We’ve described in earlier posts changes we made to onsite digitization processes – including implementing ideas from the Toyota Production system and establishing file naming conventions – as a result of the service design research that Hannah conducted. However, it was also clear from the research that another major pain point in our digitization processes was handling the products of outsourced digitization processes.

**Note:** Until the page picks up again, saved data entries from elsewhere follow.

extern "C" int acr_conv1x1_x3(const float* w_img, const float* x, const float* addend, float* y, int32_t nsamp, int32_t cout, int32_t cin,
                              int32_t hw, float* ws, void* stream) {
    ACR_CHECK_ARG(w_img && x && y, "acr_conv1x1_x3: null pointer");
    ACR_CHECK_ARG(nsamp > 0 && cout > 0 && cin > 0 && hw >= 4 && (hw % 4) == 0 && (cin % P_BK) == 0 && (cout % 4) == 0,
                  "acr_conv1x1_x3: need hw, cout %% 4 == 0, cin %% 16 == 0 (n=%d co=%d ci=%d hw=%d)", nsamp, cout, cin, hw);
    ACR_CHECK_ARG(al16(w_img) && al16(x) && al16(y) && al16(addend), "acr_conv1x1_x3: 16-byte alignment");
    ACR_CHECK_ARG((int64_t)cin * hw < (1ll << 30), "acr_conv1x1_x3: sample too large for 32-bit offsets");
    hipStream_t st = (hipStream_t)stream;
    GemmF32Args g;
    conv_args(g, cout, hw, cin);
    g.a = w_img; g.lda = 0; g.b = x; g.ldb = hw; g.b_zs = (int64_t)cin * hw;
    g.c = y; g.ldc = hw; g.c_zs = (int64_t)cout * hw;
    g.aux = addend; g.ldaux = hw; g.aux_zs = (int64_t)cout * hw;
    g.nsplit = nsamp; g.kps = cin; g.k_zs = 0;
    const bool wide64 = cout <= 64 && hw >= 4;
    if (wide64) { g.tiles_m = 1; g.tiles_n = (hw + W64_BN - 1) / W64_BN; g.tiles_launch = g.tiles_n; }
    int kps = 0;
    const int ks = (ws && al16(ws)) ? conv1x1_ksplit(nsamp, cout, cin, hw, &kps, wide64) : 1;
    if (ks > 1) {
        g.nsplit = nsamp * ks; g.ksplit = ks; g.kps = kps; g.k_zs = kps;
        g.c = ws; g.aux = nullptr;
        if (wide64) hipLaunchKernelGGL((gemm_f32_wimg64_kernel<3>), dim3((unsigned)(g.tiles_n * nsamp * ks)), dim3(256), 0, st, g);
        else
        hipLaunchKernelGGL((gemm_f32_wimg_kernel<3>), dim3((unsigned)(g.tiles_m * g.tiles_n * nsamp * ks)), dim3(256), 0, st, g);
        const int64_t per4 = (int64_t)cout * hw / 4, n4 = per4 * nsamp;
        hipLaunchKernelGGL(conv1x1_ksum_kernel, dim3((unsigned)((n4 + 255) / 256)), dim3(256), 0, st, (const float*)ws, ks, per4, addend, y, n4);
        return acr_check_launch("acr_conv1x1_x3(K-split)");
    }
    if (wide64) hipLaunchKernelGGL((gemm_f32_wimg64_kernel<0>), dim3((unsigned)(g.tiles_n * nsamp)), dim3(256), 0, st, g);
    else hipLaunchKernelGGL((gemm_f32_wimg_kernel<0>), dim3((unsigned)(g.tiles_m * g.tiles_n * nsamp)), dim3(256), 0, st, g);
    return acr_check_launch("acr_conv1x1_x3");
}

static int conv_wgrad_ksplit(int nsamp, int cout, int cin, int hw) {
    const int tiles = ((cout + F_BM - 1) / F_BM) * ((cin + F_BN - 1) / F_BN) * nsamp;
    int ks = 512 / tiles;
    const int maxs = hw / 512;
    if (ks > maxs) ks = maxs;
    if (ks < 1) ks = 1;
    const int kps = ((hw + ks - 1) / ks + F_BK - 1) / F_BK * F_BK;
    return (hw + kps - 1) / kps;
}
extern "C" size_t acr_conv1x1_wgrad_f32_ws_floats(int32_t nsamp, int32_t cout, int32_t cin, int32_t hw) {
    return (size_t)nsamp * conv_wgrad_ksplit(nsamp, cout, cin, hw) * cout * cin;
}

Typically, when we send out a group of materials to be digitized by a vendor, we’d get the digitized files back from the vendor at the end of the project on an external hard drive. We’d load these files onto our local storage, do some manual renaming and restructuring of files, and then push them through a semi-automated pipeline which assigns structured rights statements, submits files for ingest, and finally makes access versions available online via DIMES. Not only does this process require a lot of manual intervention, it’s also incredibly tedious and error prone, puts a lot of strain on our local storage, and ultimately means there’s a long delay between the time when materials are digitized and when they are made available online.

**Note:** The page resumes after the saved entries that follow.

template <class Cfg, int HD, int MODE, int PM, bool PIN = true>
LRA_HD void v2_last_split_store(const StftArgs<typename Cfg::real>& a, int clip, int frame, bool valid, int tf, Regs2<Cfg, HD>& rg, Lds stage) {
    using T = typename Cfg::real;
    using C = typename Cfg::cplx;
    constexpr int p = Cfg::P - 1, r = 1 << Cfg::logr(p), s = 2 * Cfg::TF, M = Cfg::M;
    static_assert(r * s == M, "last pass: r butterfly outputs s apart");
    pass_twiddle_dft_reg<Cfg, p>(rg.v, rg.treg);
    const C* A = rg.v;
    const C* B = rg.v + r;
    const bool l0 = tf == 0;
    const LaneMask l0m = lane_mask(l0);
    const int tfh = v2_tf_hi<Cfg>(tf);
    const long long row = ((long long)clip * a.n_frames + frame) * a.row_pitch;
    C* __restrict__ const D = MODE == OUT_COMPLEX ? a.D + row : nullptr;
    T* __restrict__ const S = MODE == OUT_POWER ? a.S + row : nullptr;
    int pwk[2][2] = {{0, 0}, {0, 0}}, pwm[2][2] = {{0, 0}, {0, 0}};
    constexpr bool AXOR = MODE == OUT_MELR && !PIN && v2_pw_swz<Cfg>();
    constexpr bool POW2 = MODE == OUT_MELR && PM == POW_TWO;
    int ak[2][2] = {{0, 0}, {0, 0}}, am[2][2] = {{0, 0}, {0, 0}};
    if constexpr (AXOR) v2_pw_addr_xor<Cfg>(stage, tf, tfh, l0, ak, am);
    if (MODE == OUT_MELR && !AXOR) {
        LRA_UNROLL
        for (int par = 0; par < 2; ++par) {
            pwk[0][par] = v2_pw_index<Cfg>(tf + par * s) * (int)sizeof(T);
            pwk[1][par] = v2_pw_index<Cfg>(tfh + par * s) * (int)sizeof(T);
            pwm[0][par] = v2_pw_index<Cfg>(M - tf - par * s) * (int)sizeof(T);
            pwm[1][par] = v2_pw_index<Cfg>(M - tfh - par * s) * (int)sizeof(T);
            if (PIN) { LRA_KEEP(pwk[0][par]); LRA_KEEP(pwk[1][par]); LRA_KEEP(pwm[0][par]); LRA_KEEP(pwm[1][par]); }
        }
    }
    LRA_UNROLL
    for (int q = 0; q < r; ++q) {
        const C zk = q >= r / 2 ? sel_mask(l0m, l0, B[q - r / 2], A[q]) : A[q];
        C zm;
        if (q == 0) zm = B[r - 1];
        else if (q < r / 2) zm = sel_mask(l0m, l0, A[r - q], B[r - 1 - q]);
        else zm = sel_mask(l0m, l0, B[3 * r / 2 - 1 - q], B[r - 1 - q]);
        C xk = mk<T>((T)0, (T)0), xm = xk;
        C pp = xk;
        if constexpr (POW2) pp = split_pair_pow2<T>(zk, zm, rg.twr[q]);
        else split_pair<T>(zk, zm, rg.twr[q], xk, xm);
        if (q == 0) {
            const C z0 = A[0];
            const C dc = mk<T>((T)2 * (z0.x + z0.y), (T)0), ny = mk<T>((T)2 * (z0.x - z0.y), (T)0);
            if constexpr (POW2) {
                pp = mk<T>(sel_mask(l0m, l0, dc.x * dc.x, pp.x), sel_mask(l0m, l0, ny.x * ny.x, pp.y));
            } else {
                xk = sel_mask(l0m, l0, dc, xk);
                xm = sel_mask(l0m, l0, ny, xm);
            }
            if (LRA_UNLIKELY(l0 && valid && a.nonfinite_flag && !(std::fabs(dc.x) <= std::numeric_limits<T>::max()))) LRA_ATOMIC_OR(a.nonfinite_flag, 1u);
        }
        const int k = (q < r / 2 ? tf : tfh) + q * s;
        if (MODE == OUT_MELR) {
            const T vk = POW2 ? pp.x : spec_power<T, PM>(xk, a.power), vm = POW2 ? pp.y : spec_power<T, PM>(xm, a.power);
            if constexpr (AXOR) {
                lds_st_addr<T>(stage, ak[q < r / 2 ? 0 : 1][q & 1] + ((q & 1) * s + (q >> 1) * 2 * s) * (int)sizeof(T), vk);
                lds_st_addr<T>(stage, am[q < r / 2 ? 0 : 1][q & 1] + ((1 - (q & 1)) * s + (r / 2 - 1 - (q >> 1)) * 2 * s) * (int)sizeof(T), vm);
            } else if (v2_pw_swz<Cfg>()) {
                lds_st<T>(stage, pwk[q < r / 2 ? 0 : 1][q & 1] + (q >> 1) * 2 * s * (int)sizeof(T), vk);
                lds_st<T>(stage, pwm[q < r / 2 ? 0 : 1][q & 1] - (q >> 1) * 2 * s * (int)sizeof(T), vm);
            } else {
                lds_st<T>(stage, pwk[q < r / 2 ? 0 : 1][0] + 24 * q * (s / 16) * (int)sizeof(T), vk);
                lds_st<T>(stage, pwm[q < r / 2 ? 0 : 1][0] - 24 * q * (s / 16) * (int)sizeof(T), vm);
            }
        } else if (MODE == OUT_COMPLEX) {
            if (valid) { stream_store(&D[k], xk); stream_store(&D[M - k], xm); }
        } else {
            const T pk = spec_power<T, PM>(xk, a.power), pm = spec_power<T, PM>(xm, a.power);
            if (valid) { S[k] = pk; S[M - k] = pm; }
        }
    }
    const C zmid = A[r / 2];
    const C xmid = mk<T>((T)2 * zmid.x, (T)-2 * zmid.y);
    if (MODE == OUT_MELR) {
        if (l0) lds_st<T>(stage, v2_pw_index<Cfg>(M / 2) * (int)sizeof(T), spec_power<T, PM>(xmid, a.power));
    } else if (l0 && valid) {
        if (MODE == OUT_COMPLEX) D[M / 2] = xmid;
        else S[M / 2] = spec_power<T, PM>(xmid, a.power);
    }
}


template <class Cfg, int HD> LRA_HD void v2_mel_runs_read(Regs2<Cfg, HD>& rg, Lds pwr, int tf) {
    using T = typename Cfg::real;
    constexpr int BPL = Cfg::R / 2;
    static_assert(BPL == 8, "runs of 8 bins");
    LRA_UNROLL
    for (int run = 0; run < 2; ++run) {
        const int first = 8 * (run * Cfg::TF + tf);
        const V4<T> lo = lds_ld<V4<T>>(pwr, v2_pw_index<Cfg>(first) * (int)sizeof(T)), hi = lds_ld<V4<T>>(pwr, v2_pw_index<Cfg>(first + 4) * (int)sizeof(T));
        T* d = rg.pw + run * BPL;
        d[0] = lo.a; d[1] = lo.b; d[2] = lo.c; d[3] = lo.d; d[4] = hi.a; d[5] = hi.b; d[6] = hi.c; d[7] = hi.d;
    }
    rg.pw_extra = lds_ld<T>(pwr, (tf == 0 ? v2_pw_index<Cfg>(Cfg::M) : 0) * (int)sizeof(T));
}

Fortunately, we had an idea about how to improve this process, through the introduction of additional automation and scalable architecture.

Understanding the Process

Our outsourced digitization process has some specific characteristics:

  • The files that it produces are predictable, homogenous, and can be at least partially validated using automated tools.
  • The process tends to have a lot of peaks and valleys, so the infrastructure supporting it needs to be able to scale up quickly, but also to shut down completely when nothing needs to be processed.
  • Perhaps most important, the outsourced digitization process is not just about creating files, but also includes post-digitization processes and systems to ensure access and preservation of those files. This might seem like an obvious thing, but it wasn’t to us prior to the service design research. In a way, the pain points outlined above existed because we hadn’t thought about these other pieces holistically.

These characteristics make our outsourced digitization processes a good candidate for automation.

Defining the Solution

Although we knew there were opportunities for automation, we also knew that there were barriers. The most significant of these was the range of file naming conventions and structures present in legacy digitized material. So the first thing we did was to develop and document a single structure and file naming convention for all of our digitized content. Hannah wrote in an earlier blog post about how this supports automation in our onsite digitization processes, and the same is true for our outsourced processes. In addition, by removing the need to manually rename files and directories, we removed dependence on our local storage and opened up the possibility for delivering and processing these digitized materials entirely in the cloud without having to load them on several different types of storage.

The pipeline we built to handle digitized content from vendors is very similar to the one that we built for handling digitized audiovisual materials: it uses cloud services to automate validation and packaging of digitized content, with a web interface that supports quality control by a human.

From a technical perspective, this pipeline makes extensive use of Amazon Web Services (AWS) services. Two Elastic Container Service (ECS) tasks and one service encapsulate most of the main business logic, with a Simple Notification Service (SNS) message queue to tie them together, along with some Lambda scripts to send notifications to a Teams channel and trigger ECS tasks. Digitized files are stored in S3 buckets.

Figure 1. The infrastructure which processes outsourced digitized image and text content is composed of several AWS services.
Figure 1. The infrastructure which processes outsourced digitized image and text content is composed of several AWS services.

The source code for each piece of this pipeline is versioned in its own repository (which allows each component to be updated independently) and the infrastructure-as-code templates which provision cloud resources are stored in their own repository:

  • digitized_image_validation: validates the fixity, structure and file characteristics of incoming digitized material.
  • digitized_image_qc: provides a web user interface for quality control and rights assignment.
  • digitized_image_packaging: creates packages of accepted digitized material and delivers it to subsequent services.
  • digitized_image_notifications: handles SNS messages and sends messages to a Teams channel about failures or other significant events.
  • digitized_image_trigger: triggers ECS tasks when files are uploaded to an S3 bucket, or when an SNS message indicates that quality control has been successfully completed.
  • digitized_image_pipeline: contains CloudFormation templates for provisioning infrastructure.

Connecting to Values

While the technology part of this project is interesting, to me the most compelling part is the strong connection this work has to the RAC’s organizational values.

  • The project supports our first value, “We Pursue Excellence in Stewardship” in a number of ways. First, by automating work that was previously manual, we are better stewards of our own labor. Additionally, by not running idle processes, and by being able to more clearly define how many copies we store (and where we store them) we are able to reduce our environmental impact. Last, by facilitating ongoing software updates and limiting the depth and complexity of hardware we need to maintain locally (particularly storage and backups), we provide better stewardship of technical expertise and equipment.
  • By removing manual processes, we also meet another organizational value, “We Center People in Our Use of Technology”. Taking tedious, error prone work off the plate of our colleagues allows them to apply their labor in more humanizing ways.